In that Empire, the Art of Cartography attained such Perfection that the map of a single Province occupied the entirety of a City, and the map of the Empire, the entirety of a Province. In time, those Unconscionable Maps no longer satisfied, and the Cartographers Guilds struck a Map of the Empire whose size was that of the Empire, and which coincided point for point with it. The following Generations, who were not so fond of the Study of Cartography as their Forebears had been, saw that that vast Map was Useless, and not without some Pitilessness was it, that they delivered it up to the Inclemencies of Sun and Winters. In the Deserts of the West, still today, there are Tattered Ruins of that Map, inhabited by Animals and Beggars; in all the Land there is no other Relic of the Disciplines of Geography.

Suarez Miranda, Viajes de varones prudentes, Libro IV, Cap. XLV, Lerida, 1658
 

From Jorge Luis Borges, Collected Fictions, Translated by Andrew Hurley Copyright Penguin 1999.[2]

 

The Empire Borges speaks about is far from us in time. Meänmaa is also far from us, but quite in a different way and from several other points of view: in space, in culture, as well as in being border-bound.

From another point of view – as a revealed minority, with their claim for self legitimacy – we can also feel them quite close. As a matter of fact – even if not always explicitly – our own message bears the same wish.

But there are even tighter, more palpable connections between Borges’ story and the plot of Bengt Pohjanen’s novel. First, there is the huge arrogance that makes them believe someone is able to create a perfectly similar copy of a certain world. This arrogance includes an intention for colonisation, an experiment for a misunderstood homogenisation. Could anyone prepare an exact copy of a habitat or a society? As an answer to this question, the Meänkieli culture is sad and optimistic at the same time. Meänkieli has had the status of an independent, minority language since 2000, and Meänkieli literacy and literary language have been developing; the Meänraatio (radio programme in Meänkieli) has also been working. On the other hand, objective though sad reports say that a person living on the Swedish bank of the Tornio River still does not feel convinced that it is their benefit to live their own Meänkieli culture through their own Meänkieli language in their own area: Meänmaa. After all, this is a situation well known to us, Hungarians in Romania, as well.

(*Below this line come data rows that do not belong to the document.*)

# nianticlabs/mickey

Measured on AMD Instinct MI355X. Metric: image pairs/sec (540x720), higher is better.
Workload: dtype bf16

## Files before the change

### mickey_amd/csrc/mk_attention.hip

```cpp
#include <type_traits>

#include "mk_common.hpp"

namespace mk {
void launch_attn_f32(const float* q, const float* k, const float* vt, float* out, int ldo, int nimg, int heads, int ntok,
                     int ntok_pad, hipStream_t st);
}

namespace {
using namespace mk;

constexpr int KV_TILE_BYTES = 64 * 64 * 2;
constexpr float ATT_REBASE_SUM = 4096.0f;

struct AttnBlock {
  int qblk, head, img;
};
__device__ __forceinline__ AttnBlock attn_block() {
  const int lin = blockIdx.x + gridDim.x * (blockIdx.y + gridDim.y * blockIdx.z);
  const int r = xcd_remap(lin, gridDim.x * gridDim.y * gridDim.z);
  const int hg = r / gridDim.x;
  return AttnBlock{r - hg * (int)gridDim.x, hg % (int)gridDim.y, hg / (int)gridDim.y};
}

template <typename T, int QB>
__global__ __launch_bounds__(256, 2) void attn_fwd_kernel(const T* __restrict__ q, const T* __restrict__ k,
                                                          const T* __restrict__ vt, T* __restrict__ out, int ldo, int heads,
                                                          int ntok, int ntok_pad) {
  using V8 = typename Lp<T>::V8;
  using V4 = typename Lp<T>::V4;
  __shared__ __attribute__((aligned(16))) char smem[4 * KV_TILE_BYTES];

  const int lane = threadIdx.x & 63;
  const int wave = __builtin_amdgcn_readfirstlane(threadIdx.x >> 6);
  const AttnBlock ab = attn_block();
  const int head = ab.head, img = ab.img;
  const long long hb = (long long)img * heads + head;
  const T* Qh = q + hb * ntok_pad * 64;
  const T* Kh = k + hb * ntok_pad * 64;
  const T* Vh = vt + hb * 64 * ntok_pad;
  const int q0 = ab.qblk * (128 * QB) + wave * (32 * QB);
  const int j = lane & 31, hi = lane >> 5;
  const bool wave_has_queries = q0 < ntok;

  V8 qf[QB][4];
#pragma unroll
  for (int qb = 0; qb < QB; ++qb) {
    int qrow = q0 + qb * 32 + j;
    qrow = qrow < ntok_pad ? qrow : ntok_pad - 1;
#pragma unroll
    for (int ks = 0; ks < 4; ++ks) qf[qb][ks] = *(const V8*)(Qh + (long long)qrow * 64 + ks * 16 + hi * 8);
  }

  const int srow = lane >> 3, sp = lane & 7;
  auto stage = [&](int buf, int kt) {
    char* sK = smem + buf * 2 * KV_TILE_BYTES;
    char* sV = sK + KV_TILE_BYTES;
#pragma unroll
    for (int t = 0; t < 2; ++t) {
      const int ii = wave * 2 + t;
      const int r = ii * 8 + srow;
      glds16(Kh + (long long)(kt * 64 + r) * 64 + swz8(r, sp) * 8, sK + ii * 1024);
      glds16(Vh + (long long)r * ntok_pad + kt * 64 + swz8(r, sp) * 8, sV + ii * 1024);
    }
  };

  f32x16 o[QB][2];
  float m_run[QB], l_run[QB];
#pragma unroll
  for (int qb = 0; qb < QB; ++qb) {
#pragma unroll
    for (int i = 0; i < 16; ++i) o[qb][0][i] = o[qb][1][i] = 0.f;
    m_run[qb] = -1e30f;
    l_run[qb] = 0.f;
  }

  const int nkt = (ntok + 63) >> 6;
  stage(0, 0);
  auto kv_tile = [&](const int kt, auto last_tag) {
    constexpr bool LAST = decltype(last_tag)::value;
    asm volatile("s_waitcnt vmcnt(0)" ::: "memory");
    __syncthreads();
    if (!LAST) stage((kt + 1) & 1, kt + 1);
    if (!wave_has_queries) return;
    const char* sK = smem + (kt & 1) * 2 * KV_TILE_BYTES;
    const char* sV = sK + KV_TILE_BYTES;

    f32x16 s[QB][2];
#pragma unroll
    for (int kb = 0; kb < 2; ++kb) {
#pragma unroll
      for (int qb = 0; qb < QB; ++qb)
#pragma unroll
        for (int i = 0; i < 16; ++i) s[qb][kb][i] = 0.f;
      const int row = kb * 32 + j;
#pragma unroll
      for (int ks = 0; ks < 4; ++ks) {
        const V8 kf = *(const V8*)(sK + row * 128 + swz8(row, ks * 2 + hi) * 16);
#pragma unroll
        for (int qb = 0; qb < QB; ++qb) s[qb][kb] = Lp<T>::mma32(kf, qf[qb][ks], s[qb][kb]);
      }
    }
    V8 pf[QB][4];
#pragma unroll
    for (int qb = 0; qb < QB; ++qb) {
      if (LAST && (ntok & 63)) {
#pragma unroll
        for (int kb = 0; kb < 2; ++kb)
#pragma unroll
          for (int r = 0; r < 16; ++r) {
            const int key = kt * 64 + kb * 32 + (r & 3) + 8 * (r >> 2) + 4 * hi;
            if (key >= ntok) s[qb][kb][r] = -1e30f;
          }
      }
      float t8[8];
#pragma unroll
      for (int r = 0; r < 8; ++r)
        t8[r] = fmaxf(fmaxf(s[qb][0][r], s[qb][0][r + 8]), fmaxf(s[qb][1][r], s[qb][1][r + 8]));
      float mx = fmaxf(fmaxf(fmaxf(t8[0], t8[1]), t8[2]), fmaxf(fmaxf(t8[3], t8[4]), t8[5]));
      mx = fmaxf(fmaxf(mx, t8[6]), t8[7]);
      mx = fmaxf(mx, __shfl_xor(mx, 32, 64));
      const float m_new = fmaxf(m_run[qb], mx);
      const bool grew = m_new > m_run[qb];
      float rs4[4] = {0.f, 0.f, 0.f, 0.f};
#pragma unroll
      for (int kb = 0; kb < 2; ++kb)
#pragma unroll
        for (int r = 0; r < 16; ++r) {
          const float pv = __builtin_amdgcn_exp2f(s[qb][kb][r] - m_new);
          s[qb][kb][r] = pv;
          rs4[r & 3] += pv;
        }
      const float rs = (rs4[0] + rs4[1]) + (rs4[2] + rs4[3]);
      if (__any(grew)) {
        const float alpha = __builtin_amdgcn_exp2f(m_run[qb] - m_new);
        l_run[qb] *= alpha;
#pragma unroll
        for (int i = 0; i < 16; ++i) {
          o[qb][0][i] *= alpha;
          o[qb][1][i] *= alpha;
        }
      }
      m_run[qb] = m_new;
      l_run[qb] += rs;
#pragma unroll
      for (int s4 = 0; s4 < 4; ++s4)
#pragma unroll
        for (int e = 0; e < 8; ++e) pf[qb][s4][e] = (T)s[qb][s4 >> 1][(s4 & 1) * 8 + e];
    }
#pragma unroll
    for (int dt = 0; dt < 2; ++dt) {
      const int row = dt * 32 + j;
#pragma unroll
      for (int s4 = 0; s4 < 4; ++s4) {
        const V8 vf = *(const V8*)(sV + row * 128 + swz8(row, s4 * 2 + hi) * 16);
#pragma unroll
        for (int qb = 0; qb < QB; ++qb) o[qb][dt] = Lp<T>::mma32(vf, pf[qb][s4], o[qb][dt]);
      }
    }
  };
  for (int kt = 0; kt < nkt - 1; ++kt) kv_tile(kt, std::false_type{});
  kv_tile(nkt - 1, std::true_type{});

#pragma unroll
  for (int qb = 0; qb < QB; ++qb) {
    const float l_tot = l_run[qb] + __shfl_xor(l_run[qb], 32, 64);
    const float inv = 1.0f / l_tot;
    const int qi = q0 + qb * 32 + j;
    if (qi < ntok) {
      T* orow = out + ((long long)img * ntok + qi) * ldo + head * 64;
#pragma unroll
      for (int dt = 0; dt < 2; ++dt)
#pragma unroll
        for (int r4 = 0; r4 < 4; ++r4) {
          V4 w;
#pragma unroll
          for (int e = 0; e < 4; ++e) w[e] = (T)(o[qb][dt][r4 * 4 + e] * inv);
          *(V4*)(orow + dt * 32 + r4 * 8 + hi * 4) = w;
        }
    }
  }
}

template <typename T, int QB>
__device__ __forceinline__ void attn_fold_wave(const T* __restrict__ Qh, const T* __restrict__ Kh, const T* __restrict__ Vh,
                                               T* __restrict__ out, int ldo, int img, int head, int ntok, int ntok_pad, char* smem,
                                               int lane, int wave, int q0) {
  using V8 = typename Lp<T>::V8;
  using V4 = typename Lp<T>::V4;
  const int j = lane & 31, hi = lane >> 5;
  const bool wave_has_queries = q0 < ntok;

  V8 qf[QB][4];
#pragma unroll
  for (int qb = 0; qb < QB; ++qb) {
    int qrow = q0 + qb * 32 + j;
    qrow = qrow < ntok_pad ? qrow : ntok_pad - 1;
#pragma unroll
    for (int ks = 0; ks < 4; ++ks) qf[qb][ks] = *(const V8*)(Qh + (long long)qrow * 64 + ks * 16 + hi * 8);
  }
  const int srow = lane >> 3, sp = lane & 7;
  auto stage = [&](int buf, int kt) {
    char* sK = smem + buf * 2 * KV_TILE_BYTES;
    char* sV = sK + KV_TILE_BYTES;
#pragma unroll
    for (int t = 0; t < 2; ++t) {
      const int ii = wave * 2 + t;
      const int r = ii * 8 + srow;
      glds16(Kh + (long long)(kt * 64 + r) * 64 + swz8(r, sp) * 8, sK + ii * 1024);
      glds16(Vh + (long long)r * ntok_pad + kt * 64 + swz8(r, sp) * 8, sV + ii * 1024);
    }
  };

  f32x16 o[QB][2], negm[QB];
  float m_run[QB], l_run[QB];
#pragma unroll
  for (int qb = 0; qb < QB; ++qb) {
#pragma unroll
    for (int i = 0; i < 16; ++i) {
      o[qb][0][i] = o[qb][1][i] = 0.f;
      negm[qb][i] = 0.f;
    }
    m_run[qb] = l_run[qb] = 0.f;
  }
  bool first = true;

  const int nkt = (ntok + 63) >> 6;
  stage(0, 0);
  auto kv_tile = [&](const int kt, auto last_tag) {
    constexpr bool LAST = decltype(last_tag)::value;
    asm volatile("s_waitcnt vmcnt(0)" ::: "memory");
    __syncthreads();
    if (!LAST) stage((kt + 1) & 1, kt + 1);
    if (!wave_has_queries) return;
    const char* sK = smem + (kt & 1) * 2 * KV_TILE_BYTES;
    const char* sV = sK + KV_TILE_BYTES;

    f32x16 s[QB][2];
    const bool half_tile = LAST && (ntok & 63) != 0 && (ntok & 63) <= 32;
#pragma unroll
    for (int kb = 0; kb < 2; ++kb) {
      if (LAST && kb == 1 && half_tile) {
#pragma unroll
        for (int qb = 0; qb < QB; ++qb)
#pragma unroll
          for (int r = 0; r < 16; ++r) s[qb][1][r] = -1e30f;
        continue;
      }
      const int row = kb * 32 + j;
#pragma unroll
      for (int ks = 0; ks < 4; ++ks) {
        const V8 kf = *(const V8*)(sK + row * 128 + swz8(row, ks * 2 + hi) * 16);
#pragma unroll
        for (int qb = 0; qb < QB; ++qb) s[qb][kb] = Lp<T>::mma32(kf, qf[qb][ks], ks == 0 ? negm[qb] : s[qb][kb]);
      }
    }
    V8 pf[QB][4];
#pragma unroll
    for (int qb = 0; qb < QB; ++qb) {
      if (LAST && (ntok & 63)) {
#pragma unroll
        for (int kb = 0; kb < 2; ++kb)
#pragma unroll
          for (int r = 0; r < 16; ++r) {
            const int key = kt * 64 + kb * 32 + (r & 3) + 8 * (r >> 2) + 4 * hi;
            if (key >= ntok) s[qb][kb][r] = -1e30f;
          }
      }
      auto exp_sum = [&]() {
        float rs4[4] = {0.f, 0.f, 0.f, 0.f};
#pragma unroll
        for (int s4 = 0; s4 < 4; ++s4)
#pragma unroll
          for (int e = 0; e < 8; ++e) {
            const float pv = __builtin_amdgcn_exp2f(s[qb][s4 >> 1][(s4 & 1) * 8 + e]);
            pf[qb][s4][e] = (T)pv;
            rs4[e & 3] += pv;
          }
        return (rs4[0] + rs4[1]) + (rs4[2] + rs4[3]);
      };
      float rs = 0.f;
      bool rebase = first;
      if (!first) {
        rs = exp_sum();
        rebase = __any(!(rs <= ATT_REBASE_SUM));
      }
      if (rebase) {
        float t8[8];
#pragma unroll
        for (int r = 0; r < 8; ++r) t8[r] = fmaxf(fmaxf(s[qb][0][r], s[qb][0][r + 8]), fmaxf(s[qb][1][r], s[qb][1][r + 8]));
        float mx = fmaxf(fmaxf(fmaxf(t8[0], t8[1]), t8[2]), fmaxf(fmaxf(t8[3], t8[4]), t8[5]));
        mx = fmaxf(fmaxf(mx, t8[6]), t8[7]);
        mx = fmaxf(mx, __shfl_xor(mx, 32, 64));
        const float shift = first ? mx : fmaxf(mx, 0.f);
        const float alpha = first ? 1.0f : __builtin_amdgcn_exp2f(-shift);
#pragma unroll
        for (int i = 0; i < 16; ++i) {
          o[qb][0][i] *= alpha;
          o[qb][1][i] *= alpha;
          s[qb][0][i] -= shift;
          s[qb][1][i] -= shift;
        }
        l_run[qb] *= alpha;
        m_run[qb] += shift;
#pragma unroll
        for (int i = 0; i < 16; ++i) negm[qb][i] = -m_run[qb];
        rs = exp_sum();
      }
      l_run[qb] += rs;
    }
    first = false;
#pragma unroll
    for (int dt = 0; dt < 2; ++dt) {
      const int row = dt * 32 + j;
#pragma unroll
      for (int s4 = 0; s4 < 4; ++s4) {
        if (LAST && s4 >= 2 && half_tile) break;
        const V8 vf = *(const V8*)(sV + row * 128 + swz8(row, s4 * 2 + hi) * 16);
#pragma unroll
        for (int qb = 0; qb < QB; ++qb) o[qb][dt] = Lp<T>::mma32(vf, pf[qb][s4], o[qb][dt]);
      }
    }
  };
  for (int kt = 0; kt < nkt - 1; ++kt) kv_tile(kt, std::false_type{});
  kv_tile(nkt - 1, std::true_type{});
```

The second similarity somehow grows out of the first one. In a world where people/the Cartographer’s Chamber/ the politicians believe that they managed to create the perfect copy of a certain habitat, a certain society – in other words: where the leadership consider it desirable and possible to repeat itself, they consider this newly created world their own, so they think they can do with it – they have the right to –whatever they want. They think they have a right to banish them in the Northern Wilderness or order them to speak Swedish and behave like the Swedish. Either of these or both, whatever they wish. These Cartographers, Leaders or politicians don’t understand the first imperative of a leader’s status. Namely: that nobody has full powers over those who belong to us, not even over those that create our own tissues. One of the most challenging tasks of a leadership should be to give up this thought about their omnipotent powers and assure sovereignty to those who belong to them (because of an arbitrary drawn frontier, for instance) still who are different from them.

The Cartographers in this story of Borges finally gave up the science of cartography. The perfect copy of their space had not been perfect after all. Two things might have happened: they realised that it is impossible to create a perfect copy; or they got bored to death by their own doubled selves.

What remains after all this? An uncharted territory – like a labyrinth – as well as fear of the dangers of this uncharted territory. If this fear cannot be eased, it only will create a perpetually foreign Empire, sentenced to atrophy.

 

Now, let’s have a few words about the way Pohjanen creates this virtual space, Meänmaa, or – more precisely – the story of Kassa, the story of living on the frontier, alternating the grammatical tense of his childhood and the narrative present.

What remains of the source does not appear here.